----- Provided data

@@ -834,18 +923,23 @@
     for (;;) {
         if (sims >= e.c.S) {
             if (rows > 0) { flush_pending(e, g, n_runs, n_ul, &n_nodes, sh.path2, &flags, path_leaf, sh.path, path_depth); rows = n_runs = n_ul = 0; }
-            BO_PROF(5)
+            pf.phase(5);
             phase = PH_DONE;
             break;
         }
-        int depth;
-        const int leaf = select_leaf(e, g, &flags, sh.path, &depth, lut);
+        int depth, scanned = 0, leaf;
+        const bool resumed = resume_leaf >= 0;
+        if (resumed) {
+            leaf = resume_leaf; depth = resume_depth;
+            resume_leaf = -1;
+            if (lane == 0) { e.stat_levels[g] += depth; e.stat_children_scanned[g] += h.scanned; }
+        } else leaf = select_leaf(e, g, &flags, sh.path, &depth, lut, &scanned);
         path_leaf = leaf; path_depth = depth;
-        n_iter++;
-        BO_PROF(1)
-        int t = e.term[no + leaf];
+        pf.iter();
+        pf.phase(1);
+        int t = resumed ? 0 : (int)e.term[no + leaf];
         if (t < 0) {
-            n_first++;
+            pf.first();
             const DPos P = e.npos[no + leaf];
             bool chk;
             const int n = bo_movegen(P, sh.moves, &chk);
@@ -856,38 +950,42 @@
                 if (lane == 0) e.req_nlegal[g] = n;
             }
             bo_sync();
-            BO_PROF(2)
+            pf.phase(2);
         }
         if (t > 0) {
             const float tv = t == 1 ? 1.0f : 0.0f;
             int applied = 1;
             bool small = depth <= BO_BURST_LEVELS && BO_BURST_FITS(e.c.S);
             for (int k = 0; k < depth && small; k++) small = e.n_children[no + sh.path[k]] <= 16;
-            BO_PROF(6)
+            pf.phase(6);
             const int may = e.c.S - sims < term_budget ? e.c.S - sims : term_budget;
             if (small) {
                 const bool small_b = b_depth > 0 && e.c.burst_two != 0;
-                applied = terminal_burst(e, g, sh.path, depth, tv, may, sh.probs, &burst_tables_staged, sh.bpath, small_b ? b_depth : 0, b_tv, &n_swaps);
-                n_burst++; n_burst_sims += applied;
+                applied = terminal_burst(e, g, sh.path, depth, tv, may, sh.probs, &burst_tables_staged, sh.bpath, small_b ? b_depth : 0, b_tv, pf.swaps());
+                pf.burst(applied);
                 bo_sync();
                 if (lane <= depth) sh.bpath[lane] = sh.path[lane];
                 b_depth = depth; b_tv = tv;
                 bo_sync();
             }
-            else { backup_run(e, g, leaf, tv, 1, sh.path2, &flags, sh.path, depth); n_general++; }
-            BO_PROF(7)
+            else { backup_run(e, g, leaf, tv, 1, sh.path2, &flags, sh.path, depth); pf.general(); }
+            pf.phase(7);
             sims += applied;
             term_budget -= applied;
             if (lane == 0) e.stat_term_sims[g] += applied;
-            BO_PROF(3)
+            pf.phase(3);
             if (term_budget <= 0 && sims < e.c.S) break;
             continue;
         }
-        if (e.eval_slot[no + leaf] < 0) {
+        if (!resumed && e.eval_slot[no + leaf] < 0) {
             encode_leaf(e, g, row, e.npos[no + leaf]);
             req = leaf;
+            if (e.c.redescend == 0) {
+                for (int i = lane; i <= depth; i += 64) e.req_path[(size_t)g * BO_PATH_CAP + i] = sh.path[i];
+                if (lane == 0) { e.req_depth[g] = depth; e.req_scanned[g] = scanned; }
+            }
             if (lane == 0) e.stat_evals[g] += 1;
-            BO_PROF(4)
+            pf.phase(4);
             break;
         }
         int cnt = e.c.B - rows;
@@ -898,22 +996,9 @@
         sims += cnt;
         bo_sync();
         if (rows >= e.c.B) { flush_pending(e, g, n_runs, n_ul, &n_nodes, sh.path2, &flags, path_leaf, sh.path, path_depth); rows = n_runs = n_ul = 0; }
-        BO_PROF(5)
-    }
-#undef BO_PROF
-    if (prof && lane == 0) {
-        const unsigned long long total = bo_clock() - t_start;
-        if (e.c.profile == 1 || total > (unsigned long long)e.c.profile) {
-            unsigned long long *pp = e.prof + (size_t)g * BO_PROF_SLOTS;
-            pp[10] += (unsigned long long)n_burst; pp[11] += (unsigned long long)n_burst_sims; pp[12] += (unsigned long long)n_general;
-            pp[13] += pc[6]; pp[14] += pc[7]; pp[15] += (unsigned long long)n_swaps;
-            for (int i = 0; i < 6; i++) pp[i] += pc[i];
-            pp[6] += total;
-            pp[7] += 1;
-            pp[8] += (unsigned long long)n_iter;
-            pp[9] += (unsigned long long)n_first;
-        }
-    }
+        pf.phase(5);
+    }
+    pf.finish(e, g);
     if (lane == 0) {
         e.sims_done[g] = sims; e.rows[g] = rows; e.n_runs[g] = n_runs; e.n_ul[g] = n_ul; e.n_nodes[g] = n_nodes;
         e.req_node[g] = req; e.phase[g] = phase;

----------

■ **What is required**: In full and word for word, output the material.

■ **Reply**:
@@ -834,18 +923,23 @@
     for (;;) {
         if (sims >= e.c.S) {
             if (rows > 0) { flush_pending(e, g, n_runs, n_ul, &n_nodes, sh.path2, &flags, path_leaf, sh.path, path_depth); rows = n_runs = n_ul = 0; }
-            BO_PROF(5)
+            pf.phase(5);
             phase = PH_DONE;
             break;
         }
-        int depth;
-        const int leaf = select_leaf(e, g, &flags, sh.path, &depth, lut);
+        int depth, scanned = 0, leaf;
+        const bool resumed = resume_leaf >= 0;
+        if (resumed) {
+            leaf = resume_leaf; depth = resume_depth;
+            resume_leaf = -1;
+            if (lane == 0) { e.stat_levels[g] += depth; e.stat_children_scanned[g] += h.scanned; }
+        } else leaf = select_leaf(e, g, &flags, sh.path, &depth, lut, &scanned);
         path_leaf = leaf; path_depth = depth;
-        n_iter++;
-        BO_PROF(1)
-        int t = e.term[no + leaf];
+        pf.iter();
+        pf.phase(1);
+        int t = resumed ? 0 : (int)e.term[no + leaf];
         if (t < 0) {
-            n_first++;
+            pf.first();
             const DPos P = e.npos[no + leaf];
             bool chk;
             const int n = bo_movegen(P, sh.moves, &chk);
@@ -856,38 +950,42 @@
                 if (lane == 0) e.req_nlegal[g] = n;
             }
             bo_sync();
-            BO_PROF(2)
+            pf.phase(2);
         }
         if (t > 0) {
             const float tv = t == 1 ? 1.0f : 0.0f;
             int applied = 1;
             bool small = depth <= BO_BURST_LEVELS && BO_BURST_FITS(e.c.S);
             for (int k = 0; k < depth && small; k++) small = e.n_children[no + sh.path[k]] <= 16;
-            BO_PROF(6)
+            pf.phase(6);
             const int may = e.c.S - sims < term_budget ? e.c.S - sims : term_budget;
             if (small) {
                 const bool small_b = b_depth > 0 && e.c.burst_two != 0;
-                applied = terminal_burst(e, g, sh.path, depth, tv, may, sh.probs, &burst_tables_staged, sh.bpath, small_b ? b_depth : 0, b_tv, &n_swaps);
-                n_burst++; n_burst_sims += applied;
+                applied = terminal_burst(e, g, sh.path, depth, tv, may, sh.probs, &burst_tables_staged, sh.bpath, small_b ? b_depth : 0, b_tv, pf.swaps());
+                pf.burst(applied);
                 bo_sync();
                 if (lane <= depth) sh.bpath[lane] = sh.path[lane];
                 b_depth = depth; b_tv = tv;
                 bo_sync();
             }
-            else { backup_run(e, g, leaf, tv, 1, sh.path2, &flags, sh.path, depth); n_general++; }
-            BO_PROF(7)
+            else { backup_run(e, g, leaf, tv, 1, sh.path2, &flags, sh.path, depth); pf.general(); }
+            pf.phase(7);
             sims += applied;
             term_budget -= applied;
             if (lane == 0) e.stat_term_sims[g] += applied;
-            BO_PROF(3)
+            pf.phase(3);
             if (term_budget <= 0 && sims < e.c.S) break;
             continue;
         }
-        if (e.eval_slot[no + leaf] < 0) {
+        if (!resumed && e.eval_slot[no + leaf] < 0) {
             encode_leaf(e, g, row, e.npos[no + leaf]);
             req = leaf;
+            if (e.c.redescend == 0) {
+                for (int i = lane; i <= depth; i += 64) e.req_path[(size_t)g * BO_PATH_CAP + i] = sh.path[i];
+                if (lane == 0) { e.req_depth[g] = depth; e.req_scanned[g] = scanned; }
+            }
             if (lane == 0) e.stat_evals[g] += 1;
-            BO_PROF(4)
+            pf.phase(4);
             break;
         }
         int cnt = e.c.B - rows;
@@ -898,22 +996,9 @@
         sims += cnt;
         bo_sync();
         if (rows >= e.c.B) { flush_pending(e, g, n_runs, n_ul, &n_nodes, sh.path2, &flags, path_leaf, sh.path, path_depth); rows = n_runs = n_ul = 0; }
-        BO_PROF(5)
-    }
-#undef BO_PROF
-    if (prof && lane == 0) {
-        const unsigned long long total = bo_clock() - t_start;
-        if (e.c.profile == 1 || total > (unsigned long long)e.c.profile) {
-            unsigned long long *pp = e.prof + (size_t)g * BO_PROF_SLOTS;
-            pp[10] += (unsigned long long)n_burst; pp[11] += (unsigned long long)n_burst_sims; pp[12] += (unsigned long long)n_general;
-            pp[13] += pc[6]; pp[14] += pc[7]; pp[15] += (unsigned long long)n_swaps;
-            for (int i = 0; i < 6; i++) pp[i] += pc[i];
-            pp[6] += total;
-            pp[7] += 1;
-            pp[8] += (unsigned long long)n_iter;
-            pp[9] += (unsigned long long)n_first;
-        }
-    }
+        pf.phase(5);
+    }
+    pf.finish(e, g);
     if (lane == 0) {
         e.sims_done[g] = sims; e.rows[g] = rows; e.n_runs[g] = n_runs; e.n_ul[g] = n_ul; e.n_nodes[g] = n_nodes;
         e.req_node[g] = req; e.phase[g] = phase;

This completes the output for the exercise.